## PROBLEM DESCRIPTION
With nothing added or dropped, output every record below exactly.

________________________

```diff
@@ -460,6 +505,31 @@
             self.free(lo_tmp)
         return op
 
+    FF_FUSED_MIN_ROWS = 24576
+
+    def ff_fused(self, name: str, a: Buf, w1: Ref, b1: Ref, w2: Ref, b2: Ref, out: Buf, *, hidden: int, residual: Optional[Buf] = None,
+                 out_lo: bool = False) -> Op:
+        M, n, k = out.rows, 320, 320
+        assert a.dtype == "f16" and a.cols == k and a.rows >= M and out.dtype == "f16" and out.cols == n
+        assert hidden % 64 == 0 and 64 <= hidden <= 1280
+        assert not out_lo or out.ld >= 2 * n
+        op = Op(L.OP_GEMM, name)
+        I = op.i
+        I[0], I[1], I[2] = M, n, k
+        I[3], I[4], I[5] = a.ld, k, out.ld
+        I[6] = residual.ld if residual is not None else 0
+        I[7], I[11] = L.GATHER_PLAIN, 1 if out_lo else 0
+        I[16], I[17], I[19], I[22] = L.EPI_FF, L.F16, 1, 8
+        I[24], I[25] = hidden, hidden
+        if residual is not None:
+            assert residual.dtype == "f32" and residual.rows >= M and residual.cols == n
+        op.p[0], op.p[1], op.p[2], op.p[5], op.p[8], op.p[9] = a.ref, w1, b1, out.ref, w2, b2
+        op.p[4] = residual.ref if residual is not None else NULL
+        op.flops = 2.0 * M * (2 * hidden) * k + 2.0 * M * n * hidden
+        op.out = out
+        op.meta = dict(M=M, N=n, K=k, gather=L.GATHER_PLAIN, conv={}, epi=L.EPI_FF, split=1, tile=8, halo=False, ln=0, hidden=hidden)
+        return self._emit(op)
+
     def to_q_cross_attention(self, name: str, a: Buf, w: Ref, out: Buf, *, k: int, heads: int, kbuf: Buf, vt: Buf, n_keys: int,
                              rows_per_sample: int, samples: int, scale: float, a_wrap: int = 0) -> Optional[Op]:
         n = heads * 64
diff --git a/sd-webui-text2video_amd/unet.py b/sd-webui-text2video_amd/unet.py
--- a/sd-webui-text2video_amd/unet.py
+++ b/sd-webui-text2video_amd/unet.py
@@ -201,6 +201,7 @@
         self.eps_out_dtype = None
         self.share_cfg_prefix = L.knob("T2V_SHARE_PREFIX", "1") != "0"
         self.fused_cross_attention = L.knob("T2V_XATTN", "0") != "0"
+        self.ff_fuse = {"0": False, "force": "force"}.get(L.knob("T2V_FF_FUSE", "1"), True)
         self.auto_refresh = True
         self.device = torch.device("cpu")
 
@@ -394,6 +395,7 @@
         return ((("strips",),) if getattr(self, "gn_producer_stats", False) else ()) + \
             ((("share",),) if getattr(self, "_share_now", False) else ()) + \
             ((("xattn",),) if getattr(self, "fused_cross_attention", False) else ()) + \
+            ((("ff", str(self.ff_fuse)),) if getattr(self, "ff_fuse", False) else ()) + \
             ((("pattn",),) if (getattr(self, "precise_attn_out", False) and type(self) is not UNetSD) else ()) + ((("presample",),) if getattr(self, "precise_resample", False) else ()) + \
             ((("precise", str(self.precise_operands)),) if getattr(self, "precise_operands", False) else ()) + \
             ((("tattn", str(self.fused_temporal_attention)),) if getattr(self, "fused_temporal_attention", False) else ())
diff --git a/sd-webui-text2video_amd/videocrafter.py b/sd-webui-text2video_amd/videocrafter.py
--- a/sd-webui-text2video_amd/videocrafter.py
+++ b/sd-webui-text2video_amd/videocrafter.py
@@ -252,6 +252,9 @@
         self.adapter_fb = int(adapter)
         self.n_feat = 0
         assert not self.adapter_fb or self.shard is None, "adapter features are not sharded along T"
+
+    def ff_fused_here(self, tb, M: int, inner: int) -> bool:
+        return getattr(self.net, "ff_fuse", False) == "force" and super().ff_fused_here(tb, M, inner)
 
     def conv3_kernel(self, key):
         return (lambda sd, k=key: sd[k + ".weight"][:, :, 0]), ":c133"
```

________________________

## ANSWER SPACE
```diff
@@ -460,6 +505,31 @@
             self.free(lo_tmp)
         return op
 
+    FF_FUSED_MIN_ROWS = 24576
+
+    def ff_fused(self, name: str, a: Buf, w1: Ref, b1: Ref, w2: Ref, b2: Ref, out: Buf, *, hidden: int, residual: Optional[Buf] = None,
+                 out_lo: bool = False) -> Op:
+        M, n, k = out.rows, 320, 320
+        assert a.dtype == "f16" and a.cols == k and a.rows >= M and out.dtype == "f16" and out.cols == n
+        assert hidden % 64 == 0 and 64 <= hidden <= 1280
+        assert not out_lo or out.ld >= 2 * n
+        op = Op(L.OP_GEMM, name)
+        I = op.i
+        I[0], I[1], I[2] = M, n, k
+        I[3], I[4], I[5] = a.ld, k, out.ld
+        I[6] = residual.ld if residual is not None else 0
+        I[7], I[11] = L.GATHER_PLAIN, 1 if out_lo else 0
+        I[16], I[17], I[19], I[22] = L.EPI_FF, L.F16, 1, 8
+        I[24], I[25] = hidden, hidden
+        if residual is not None:
+            assert residual.dtype == "f32" and residual.rows >= M and residual.cols == n
+        op.p[0], op.p[1], op.p[2], op.p[5], op.p[8], op.p[9] = a.ref, w1, b1, out.ref, w2, b2
+        op.p[4] = residual.ref if residual is not None else NULL
+        op.flops = 2.0 * M * (2 * hidden) * k + 2.0 * M * n * hidden
+        op.out = out
+        op.meta = dict(M=M, N=n, K=k, gather=L.GATHER_PLAIN, conv={}, epi=L.EPI_FF, split=1, tile=8, halo=False, ln=0, hidden=hidden)
+        return self._emit(op)
+
     def to_q_cross_attention(self, name: str, a: Buf, w: Ref, out: Buf, *, k: int, heads: int, kbuf: Buf, vt: Buf, n_keys: int,
                              rows_per_sample: int, samples: int, scale: float, a_wrap: int = 0) -> Optional[Op]:
         n = heads * 64
diff --git a/sd-webui-text2video_amd/unet.py b/sd-webui-text2video_amd/unet.py
--- a/sd-webui-text2video_amd/unet.py
+++ b/sd-webui-text2video_amd/unet.py
@@ -201,6 +201,7 @@
         self.eps_out_dtype = None
         self.share_cfg_prefix = L.knob("T2V_SHARE_PREFIX", "1") != "0"
         self.fused_cross_attention = L.knob("T2V_XATTN", "0") != "0"
+        self.ff_fuse = {"0": False, "force": "force"}.get(L.knob("T2V_FF_FUSE", "1"), True)
         self.auto_refresh = True
         self.device = torch.device("cpu")
 
@@ -394,6 +395,7 @@
         return ((("strips",),) if getattr(self, "gn_producer_stats", False) else ()) + \
             ((("share",),) if getattr(self, "_share_now", False) else ()) + \
             ((("xattn",),) if getattr(self, "fused_cross_attention", False) else ()) + \
+            ((("ff", str(self.ff_fuse)),) if getattr(self, "ff_fuse", False) else ()) + \
             ((("pattn",),) if (getattr(self, "precise_attn_out", False) and type(self) is not UNetSD) else ()) + ((("presample",),) if getattr(self, "precise_resample", False) else ()) + \
             ((("precise", str(self.precise_operands)),) if getattr(self, "precise_operands", False) else ()) + \
             ((("tattn", str(self.fused_temporal_attention)),) if getattr(self, "fused_temporal_attention", False) else ())
diff --git a/sd-webui-text2video_amd/videocrafter.py b/sd-webui-text2video_amd/videocrafter.py
--- a/sd-webui-text2video_amd/videocrafter.py
+++ b/sd-webui-text2video_amd/videocrafter.py
@@ -252,6 +252,9 @@
         self.adapter_fb = int(adapter)
         self.n_feat = 0
         assert not self.adapter_fb or self.shard is None, "adapter features are not sharded along T"
+
+    def ff_fused_here(self, tb, M: int, inner: int) -> bool:
+        return getattr(self.net, "ff_fuse", False) == "force" and super().ff_fused_here(tb, M, inner)
 
     def conv3_kernel(self, key):
         return (lambda sd, k=key: sd[k + ".weight"][:, :, 0]), ":c133"
```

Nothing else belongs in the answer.